The lesson holds: a single "best model" verdict is marketing, not engineering. On structured work these two frontier models are interchangeable on correctness and the decision comes down to cost — and on a brutal formal-constraint task, frontier pedigree bought nothing.
Cost Context
Frontier quality comes at frontier prices, and the three models do not price identically. We deliberately keep dollar figures out of this post because provider pricing drifts and we refuse to hardcode invented numbers. The full cost-per-quality math for this exact model trio is the subject of our May 30 frontier-tax refresh — that's where we turn "who won" into "what did a quality point cost."
The extraction task ended in a three-way tie — all three frontier models returned the same correct JSON — so the practical takeaway writes itself: route extraction to a budget model and save the frontier tier for tasks where the gap is real.
How to Reproduce This
Don't take our (forthcoming) numbers on faith. Run the battery yourself:
# Via the public API — one call per task, three models each
curl -X POST https://www.promptster.dev/v1/prompts/compare \
-H "Authorization: Bearer $PROMPTSTER_API_KEY" \
-H "Content-Type: application/json" \
-d '{
"prompt": "<one of the four prompts above>",
"configurations": [
{"provider": "anthropic", "model": "claude-opus-4-6"},
{"provider": "openai", "model": "gpt-5.2"},
{"provider": "google", "model": "gemini-3.1-pro-preview"}
],
"temperature": 0.2
}'
Or from your editor: call compare_prompts over the Promptster MCP server in Claude Code or Cursor, then score_responses to auto-grade the creative task with an LLM judge.
The Real Lesson
The frontier is a three-way tie that depends entirely on the task in front of you. The vendors will keep publishing leaderboards where they happen to win. Your job is to run your prompts — the ones your product actually sends — and let the side-by-side decide. A benchmark you didn't run on your own workload is someone else's marketing.

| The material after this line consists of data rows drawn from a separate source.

constexpr int MSM_Q = 64;
constexpr int MSM_Q_MIN = 32;
template <class Fq>
__global__ void __launch_bounds__(128)
msm_accumulate_kernel(const Affine<Fq>* __restrict__ tables, size_t table_stride, const uint32_t* __restrict__ offsets,
                      const uint32_t* __restrict__ ends, const uint2* __restrict__ sorted, const uint32_t* __restrict__ total_refs_p,
                      const uint32_t q, XYZZ<Fq>* __restrict__ buckets, XYZZ<Fq>* __restrict__ part_pt,
                      uint32_t* __restrict__ part_bkt) {
  const uint32_t total = *total_refs_p;
  const uint32_t t = blockIdx.x * blockDim.x + threadIdx.x;
  const uint64_t start64 = (uint64_t)t * q;
  uint32_t head_b = MSM_NO_DIGIT, tail_b = MSM_NO_DIGIT;
  if (start64 < total) {
    const uint32_t start = (uint32_t)start64;
    const uint32_t end = (total - start > q) ? start + q : total;
    uint2 rb = __ldg(sorted + start);
    uint32_t ref = rb.x;
    uint32_t cur_b = rb.y & MSM_BKT_MASK;
    uint32_t seg_start = start;
    Affine<Fq> p = ld_affine(tables + (size_t)(rb.y >> MSM_BKT_BITS) * table_stride + (ref & 0x7fffffffu));
    XYZZ<Fq> acc = XYZZ<Fq>::inf();
    for (uint32_t e = start; e < end; e++) {
      Affine<Fq> cur = p;
      const bool neg = ref >> 31;
      uint32_t next_b = cur_b;
      if (e + 1 < end) {
        rb = __ldg(sorted + e + 1);
        ref = rb.x;
        next_b = rb.y & MSM_BKT_MASK;
        p = ld_affine(tables + (size_t)(rb.y >> MSM_BKT_BITS) * table_stride + (ref & 0x7fffffffu));
      }
      acc.add_mixed(cur, neg);
      if (e + 1 == end || next_b != cur_b) {
        const bool whole = (seg_start == offsets[cur_b]) && (e + 1 == ends[cur_b]);
        if (whole) {
          st_words(buckets + cur_b, acc);
        } else if (seg_start == start && head_b == MSM_NO_DIGIT) {
          st_words(part_pt + 2 * (size_t)t, acc);
          head_b = cur_b;
        } else {
          st_words(part_pt + 2 * (size_t)t + 1, acc);
          tail_b = cur_b;
        }
        acc = XYZZ<Fq>::inf();
        seg_start = e + 1;
        cur_b = next_b;
      }
    }
  }
  part_bkt[2 * (size_t)t] = head_b;
  part_bkt[2 * (size_t)t + 1] = tail_b;
}
static __global__ void msm_level_counts_kernel(const uint32_t* off_in, uint32_t B, uint32_t* cnt) {
  uint32_t b = blockIdx.x * blockDim.x + threadIdx.x;
  if (b > B) return;
  cnt[b] = b < B ? (off_in[b + 1] - off_in[b] + 1u) / 2u : 0u;
}
template <class Fq, bool L0>
__global__ void __launch_bounds__(256) msm_affine_plan_kernel(const AffLevel<Fq> A) {
  const uint32_t t = blockIdx.x * blockDim.x + threadIdx.x;
  if (t < A.nthreads) aff_plan_thread<Fq, L0>(A, t);
}
template <class Fq, int MINB, bool PF>
__global__ void __launch_bounds__(128, MINB) msm_affine_level_kernel(const AffLevel<Fq> A, const Affine<Fq>* __restrict__ base) {
  const uint32_t t = blockIdx.x * blockDim.x + threadIdx.x;
  if (t < A.nthreads) aff_level_thread<Fq, PF>(A, base, t);
}

template <class Fq, int MINB, int PHASE, bool PIPE = true>
__global__ void __launch_bounds__(128, MINB) msm_affine_level_sp_kernel(const AffLevel<Fq> A, const Affine<Fq>* __restrict__ base) {
  const uint32_t t = blockIdx.x * blockDim.x + threadIdx.x;
  if (t < A.nthreads) aff_level_thread_sp<Fq, PHASE, PIPE>(A, base, t);
}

For the cost side of this same comparison, read our 2026 frontier-tax analysis. For the framework that tells you which task goes to which tier, start with which AI model for which task type.
Tests run 2026-05-25 (Opus 4.6, GPT-5.2) and 2026-05-26 (Gemini 3.1 Pro, once its Google project's paid tier was activated) via the Promptster /v1/prompts/compare and /test APIs. Temperature 0.2 (0.7 creative), max_tokens 2000. Costs are per-call estimates from Promptster's pricing model.